Assigned task
Each line of the records below that holds "char" should be copied out.

Record excerpts
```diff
@@ -1451,7 +1488,7 @@
 #pragma unroll
       for (int sI = 0; sI < SA; ++sI) {
         unsigned char* dst = lds + stage_s + sI * SUB + (grp * 2 + h) * 1024;
-        const unsigned vo = pdy_s[d][h] + ch_dy[d][h][sI];
+        const unsigned vo = MODE == 3 ? pdy_s[d][h] : pdy_s[d][h] + ch_dy[d][h][sI];
         __builtin_amdgcn_raw_ptr_buffer_load_lds(rdy, (__attribute__((address_space(3))) void*)dst, 16, vo, 0, 0, 0);
       }
 #pragma unroll
@@ -1486,7 +1523,7 @@
         unsigned pdy = OOB, px = OOB;
         if (m < mend) {
           pdy = (unsigned)(m - mbeg) * (unsigned)a.lddy * 4u;
-          const int hi = ho * c.stride + dh, wi = wo * c.stride + dw;
+          const int hi = ho * c.stride + (TG == 2 ? dh_l[h] : dh), wi = wo * c.stride + (TG == 2 ? dw_l[h] : dw);
           if ((unsigned)hi < (unsigned)c.Hi && (unsigned)wi < (unsigned)c.Wi) px = (unsigned)(((b * c.Hi + hi) * c.Wi + wi) * c.ldx) * 4u;
         }
         pdy_s[d][h] = pdy;
@@ -1502,8 +1539,38 @@
       }
     }
   };
+  auto issue_addr_one = [&](int kt, int stage_off) {
+#if defined(__HIP_DEVICE_COMPILE__)
+    stage_s = stage_off;
+    const int adv = (kt - k_decoded) * 32;
+    k_decoded = kt;
+    q_m += adv;
+    q_wo += adv;
+    while (q_wo >= c.Wo) {
+      q_wo -= c.Wo;
+      if (++q_ho == c.Ho) {
+        q_ho = 0;
+        ++q_b;
+      }
+    }
+    unsigned px = OOB;
+    const int hi = q_ho * c.stride + q_dh, wi = q_wo * c.stride + q_dw;
+    if (q_m < mend && (unsigned)hi < (unsigned)c.Hi && (unsigned)wi < (unsigned)c.Wi) px = (unsigned)(((q_b * c.Hi + hi) * c.Wi + wi) * c.ldx) * 4u;
+    const unsigned dyk = (unsigned)kt * 32u * (unsigned)a.lddy * 4u;
+#pragma unroll
+    for (int d = 0; d < GPW; ++d)
+#pragma unroll
+      for (int h = 0; h < 2; ++h) {
+        pdy_s[d][h] = dyk + dyc[d][h];
+        px_s[d][h] = (unsigned)__builtin_amdgcn_ds_bpermute((int)src_x[d][h], (int)px);
+      }
+#else
+    (void)kt, (void)stage_off;
+#endif
+  };
   auto issue = [&](int kt, int stage_off) {
-    issue_addr(kt, stage_off);
+    if constexpr (MODE == 3) issue_addr_one(kt, stage_off);
+    else issue_addr(kt, stage_off);
     issue_part(0);
     issue_part(1);
   };
@@ -1567,7 +1634,7 @@
   };
   constexpr int AHEAD = STAGES >= 3 ? 2 : 1;
   static_assert(!STAGGER || STAGES >= 3, "the staggered halves need two steps in flight");
-  if constexpr (MODE == 0) {
+  if constexpr (MODE == 0 || MODE == 3) {
     if (i_iss < nlive) issue_next();
     if (AHEAD == 2 && i_iss < nlive) issue_next();
   }
@@ -1609,7 +1676,7 @@
     MFMA_SNAKE(4, accx, af[i][1], b1);
     MFMA_SNAKE(4, acc, af[i][0], b1);
   };
-  if constexpr (MODE >= 1) {
+  if constexpr (MODE == 1 || MODE == 2) {
     static_assert(STAGGER && GPW == 1 && STAGES == 3, "the eight-wave tile");
     const unsigned lddy4 = (unsigned)a.lddy * 4u, ldx4 = (unsigned)c.ldx * 4u;
     unsigned dy_lane[2], x_lane[2];
@@ -1717,12 +1784,31 @@
     }
   } else if constexpr (!STAGGER) {
     for (; i_cur < nlive; ++i_cur) {
+#if defined(ONDA_WGRAD_SLOT_STAMPS)
+      const bool stamp = stp && i_cur == nlive / 2;
+      unsigned long long tk0 = 0, tk1 = 0, tk2 = 0, tk3 = 0;
+      if (stamp) tk0 = __builtin_amdgcn_s_memtime();
+      wait_landed(AHEAD == 2 && i_cur + 1 < nlive);
+      __builtin_amdgcn_s_barrier();
+      if (stamp) tk1 = __builtin_amdgcn_s_memtime();
+      if (i_iss < nlive) issue_next();
+      if (stamp) tk2 = __builtin_amdgcn_s_memtime();
+      prepare();
+      prepared();
+      if (stamp) tk3 = __builtin_amdgcn_s_memtime();
+      compute();
+      if (stamp) {
+        stp[4] = ((tk2 - tk1) << 40) | ((tk3 - tk2) << 20) | (tk1 - tk0);
+        stp[7] = __builtin_amdgcn_s_memtime() - tk3;
+      }
+#else
       wait_landed(AHEAD == 2 && i_cur + 1 < nlive);
       __builtin_amdgcn_s_barrier();
       if (i_iss < nlive) issue_next();
       prepare();
       prepared();
       compute();
+#endif
     }
   } else {
     if (late && nlive > 0) {
@@ -1760,7 +1846,8 @@
   __syncthreads();
   float* tr = reinterpret_cast<float*>(lds + (t >> 6) * 4096);
   const int cl = (lane & 15) * 4, rl = lane >> 4;
-  const int cc = c0 + wn * 64 + cl;
+  const int cc = TG == 2 ? cl : c0 + wn * 64 + cl;
+  const int tap_st = TG == 2 ? tap + wn : tap;
 #pragma unroll
   for (int i = 0; i < 4; ++i) {
 #pragma unroll
@@ -1773,7 +1860,8 @@
       const int row = 4 * r + rl;
       const f32x4 v = *reinterpret_cast<const f32x4*>(tr + row * 64 + cl);
       const int n = n0 + (wm * 4 + i) * 16 + row;
-      if (n < c.Cout && cc < c.Cin) *reinterpret_cast<f32x4*>(a.slabs + (((size_t)ks * c.Cout + n) * a.taps + tap) * c.Cin + cc) = v;
+      if (n < c.Cout && cc < c.Cin && tap_st < a.taps)
+        *reinterpret_cast<f32x4*>(a.slabs + (((size_t)ks * c.Cout + n) * a.taps + tap_st) * c.Cin + cc) = v;
     }
     __builtin_amdgcn_wave_barrier();
   }
@@ -1921,19 +2009,23 @@
   const int taps = c->kh * c->kw;
   if (M <= 0 || taps <= 1) return 1.0;
   const long long mchunk = ((M + splitk - 1) / splitk + 31) / 32 * 32;
+  const int tg = onda_conv_wgrad_l2_tap_groups(c->Cout, c->Cin, taps) != taps ? 2 : 1;
   long long live = 0, all = 0;
   for (int ks = 0; ks < splitk; ++ks) {
     const long long mbeg = ks * mchunk, mend = M < mbeg + mchunk ? M : mbeg + mchunk;
     const long long KT = mend > mbeg ? (mend - mbeg + 31) / 32 : 0;
     all += KT * taps;
-    for (int tp = 0; tp < taps; ++tp) {
-      const int dh = (tp / c->kw) * c->dil - c->pad;
+    for (int tp = 0; tp < taps; tp += tg) {
+      const int n_tp = tp + tg <= taps ? tg : taps - tp;
       for (long long kt = 0; kt < KT; ++kt) {
         const long long m_first = mbeg + kt * 32, m_last = (mend < m_first + 32 ? mend : m_first + 32) - 1;
         bool alive = false;
-        for (long long r = m_first / c->Wo; r <= m_last / c->Wo && !alive; ++r)
-          alive = (unsigned)((int)(r % c->Ho) * c->stride + dh) < (unsigned)c->Hi;
-        live += alive;
+        for (int u = tp; u < tp + n_tp && !alive; ++u) {
+          const int dh = (u / c->kw) * c->dil - c->pad;
+          for (long long r = m_first / c->Wo; r <= m_last / c->Wo && !alive; ++r)
+            alive = (unsigned)((int)(r % c->Ho) * c->stride + dh) < (unsigned)c->Hi;
+        }
+        live += alive ? n_tp : 0;
       }
     }
   }
@@ -2127,6 +2219,12 @@
   return Cout >= 256 ? 0 : 1;
 }
 
+int onda_conv_wgrad_l2_tap_groups(int Cout, int Cin, int taps) {
+  const char* e = getenv("ONDA_WGRAD_TAP_GROUPS");
+  const bool on = e == nullptr || atoi(e) != 0;
+  return on && taps > 1 && Cin <= 64 && onda_conv_wgrad_l2_variant(Cout, Cin) == 1 ? (taps + 1) / 2 : taps;
+}
+
 }
 
 namespace {
@@ -2205,9 +2303,11 @@
   const int TN = variant == 0 ? 256 : 128;
   k.tilesN = (c->Cout + TN - 1) / TN;
   k.tilesC = (c->Cin + 127) / 128;
-  const unsigned grid = (unsigned)(k.tilesN * k.tilesC * k.taps * splitk);
+  k.tap_groups = onda_conv_wgrad_l2_tap_groups(c->Cout, c->Cin, k.taps);
+  const bool grouped = k.tap_groups != k.taps;
+  const unsigned grid = (unsigned)(k.tilesN * k.tilesC * k.tap_groups * splitk);
   const unsigned xpl = 0, dypl = 0;
-  static const int mode = getenv("ONDA_WGRAD_MODE") ? atoi(getenv("ONDA_WGRAD_MODE")) : 1;
+  const int mode = getenv("ONDA_WGRAD_MODE") ? atoi(getenv("ONDA_WGRAD_MODE")) : 1;
   const bool linear = wgrad_l2_linear(c);
   if (variant == 0 && mode == 1 && linear)
     hipLaunchKernelGGL((conv_wgrad_l2_kernel<4, 2, 3, 2, 1>), dim3(grid), dim3(512), 0, ONDA_STREAM(s), k, xpl, dypl, 0u, 0u, xamax, dyamax);
@@ -2215,6 +2315,12 @@
     hipLaunchKernelGGL((conv_wgrad_l2_kernel<4, 2, 3, 2, 2>), dim3(grid), dim3(512), 0, ONDA_STREAM(s), k, xpl, dypl, 0u, 0u, xamax, dyamax);
   else if (variant == 0)
     hipLaunchKernelGGL((conv_wgrad_l2_kernel<4, 2, 3, 2>), dim3(grid), dim3(512), 0, ONDA_STREAM(s), k, xpl, dypl, 0u, 0u, xamax, dyamax);
+  else if (grouped && mode == 1)
+    hipLaunchKernelGGL((conv_wgrad_l2_kernel<2, 2, 2, 2, 3, 2>), dim3(grid), dim3(256), 0, ONDA_STREAM(s), k, xpl, dypl, 0u, 0u, xamax, dyamax);
+  else if (mode == 1)
+    hipLaunchKernelGGL((conv_wgrad_l2_kernel<2, 2, 2, 2, 3>), dim3(grid), dim3(256), 0, ONDA_STREAM(s), k, xpl, dypl, 0u, 0u, xamax, dyamax);
+  else if (grouped)
+    hipLaunchKernelGGL((conv_wgrad_l2_kernel<2, 2, 2, 2, 0, 2>), dim3(grid), dim3(256), 0, ONDA_STREAM(s), k, xpl, dypl, 0u, 0u, xamax, dyamax);
   else
     hipLaunchKernelGGL((conv_wgrad_l2_kernel<2, 2, 2, 2>), dim3(grid), dim3(256), 0, ONDA_STREAM(s), k, xpl, dypl, 0u, 0u, xamax, dyamax);
   return ONDA_LAUNCH_RESULT();
diff --git a/onda_amd/ops/conv.py b/onda_amd/ops/conv.py
--- a/onda_amd/ops/conv.py
+++ b/onda_amd/ops/conv.py
@@ -214,7 +214,7 @@
 def _wgrad_splitk(M, cout, cin, taps, l2=False):
     if l2:
         tn = 256 if query("onda_conv_wgrad_l2_variant", cout, cin) == 0 else 128
-        tiles = -(-cout // tn) * -(-cin // 128) * taps
+        tiles = -(-cout // tn) * -(-cin // 128) * query("onda_conv_wgrad_l2_tap_groups", cout, cin, taps)
         G = query("onda_conv_ws_floats") // (3 * 128 * 128) // (2 if tn == 256 else 1)
         return max(_best_splitk(M, cout, cin, taps, tiles, G, 3.2e14 if tn == 256 else 2.0e14), -(-M // 65536))
     t = 128 if (cout > 64 and cin > 64) else 64
```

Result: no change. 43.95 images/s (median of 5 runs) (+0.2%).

Exercise result
         unsigned char* dst = lds + stage_s + sI * SUB + (grp * 2 + h) * 1024;
+  const char* e = getenv("ONDA_WGRAD_TAP_GROUPS");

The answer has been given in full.